:: EXERCISE DETAILS ::
This task calls for copying each line below that contains "csrc".

☆ ☆ ☆

diff --git a/gym_chess_b200/csrc/gcb_kernels.cu b/gym_chess_b200/csrc/gcb_kernels.cu
--- a/gym_chess_b200/csrc/gcb_kernels.cu
+++ b/gym_chess_b200/csrc/gcb_kernels.cu
@@ -276,14 +276,19 @@
     }
     const SlotRef gsr = resident_slots(v, e < io.e_end ? e : io.e_begin);
     const SlotRef tsr = {s_slots + threadIdx.x, (unsigned)GCB_BLOCK, GCB_SLOTS, true};
+    const bool small = (TILE || v.slots == GCB_SLOTS) && active && gcb_popc(s.b.w) <= GCB_SLOTS && gcb_popc(bb_occ(s.b) & ~s.b.w) <= GCB_SLOTS;
+    (void)small;
     if (TILE == 1 && active) {
         const int np = gcb_popc(stm_pieces(s));
         for (int r = 0; r < np && r < GCB_SLOTS; r++) s_slots[r * GCB_BLOCK + threadIdx.x] = __ldcs(gsr.base + (unsigned)r * gsr.stride);
+        if (GCB_FAST_SINK && small) {
+            u64 d[4];
+            pawn_boards_from_slots(s.b, !s.stm_black, tsr, d);
+            for (int k = 0; k < 4; k++) set_pawn_board(tsr, k, d[k]);
+        }
     }
     const SlotRef sr = TILE ? tsr : gsr;
     const GeomShared sgeo = {s_geom};
-    const bool small = (TILE || v.slots == GCB_SLOTS) && active && gcb_popc(s.b.w) <= GCB_SLOTS && gcb_popc(bb_occ(s.b) & ~s.b.w) <= GCB_SLOTS;
-    (void)small;
     bool wrote = TILE == 1;
 #pragma unroll 1
     for (int t = 0; t < nsteps; t++) {
@@ -293,7 +298,7 @@
             const SlotRef& pick = (TILE == 2 && !wrote) ? gsr : sr;
             if (TILE) {
 #if GCB_FAST_SINK
-                if (small) env_step_regs<MODE, SELFPLAY, true, TILE == 1>(v, io, e, s, ep, st, &s_counts[threadIdx.x], sr, pick, sgeo, input);
+                if (small) env_step_regs<MODE, SELFPLAY, true, TILE == 1, TILE == 1>(v, io, e, s, ep, st, &s_counts[threadIdx.x], sr, pick, sgeo, input);
                 else
 #endif
                     env_step_regs<MODE, SELFPLAY, false, TILE == 1>(v, io, e, s, ep, st, &s_counts[threadIdx.x], sr, pick, sgeo, input);
@@ -333,6 +338,7 @@
     }
     if (active) {
         env_store(v, e, s, ep);
+        if (TILE == 1 && GCB_FAST_SINK && small) pawn_slots_from_boards(s.b, !s.stm_black, tsr);
         if (TILE && wrote) {
             const int np = gcb_popc(stm_pieces(s));
             for (int r = 0; r < np && r < GCB_SLOTS; r++) __stcs(v.tgt + (size_t)r * v.N + e, s_slots[r * GCB_BLOCK + threadIdx.x]);
@@ -360,7 +366,7 @@
 __global__ void __launch_bounds__(GCB_BLOCK, (MODE == MODE_SAMPLED && TILE == 1) ? GCB_SAMPLED_MIN_BLOCKS : GCB_STEP_MIN_BLOCKS)
     k_env_step(EnvView v, StepIO io) {
     __shared__ CountBytes s_counts[GCB_BLOCK];
-    __shared__ u64 s_slots[TILE ? GCB_SLOTS * GCB_BLOCK : 1];
+    __shared__ u64 s_slots[TILE == 1 ? GCB_TILE_WORDS * GCB_BLOCK : TILE ? GCB_SLOTS * GCB_BLOCK : 1];
     __shared__ u64 s_geom[TILE ? GCB_SGEOM_WORDS : 1];
     run_unit<MODE, TILE, SELFPLAY>(v, io, io.e_begin + blockIdx.x * GCB_BLOCK + threadIdx.x, MODE == MODE_SAMPLED ? io.nsteps : 1,
                                    s_slots, s_geom, s_counts);
@@ -381,10 +387,10 @@
 }
 
 __global__ void k_make_templates(int n, const int8_t* __restrict__ boards, ulonglong2* bb01, ulonglong2* bb23, u64* meta,
-                                 u64* zkey, u64* tgt, ulonglong2* cnt, int slots) {
+                                 u64* zkey, u64* tgt, ulonglong2* cnt, int slots, u64* pawnb) {
     int i = blockIdx.x * blockDim.x + threadIdx.x;
     if (i >= n) return;
-    make_template_one(i, boards, bb01, bb23, meta, zkey, tgt, cnt, slots);
+    make_template_one(i, boards, bb01, bb23, meta, zkey, tgt, cnt, slots, pawnb);
 }
 
 __global__ void __launch_bounds__(GCB_BLOCK) k_env_import(EnvView v, const int8_t* __restrict__ boards,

☆ ☆ ☆

:: EXERCISE RESPONSE ::
diff --git a/gym_chess_b200/csrc/gcb_kernels.cu b/gym_chess_b200/csrc/gcb_kernels.cu
--- a/gym_chess_b200/csrc/gcb_kernels.cu
+++ b/gym_chess_b200/csrc/gcb_kernels.cu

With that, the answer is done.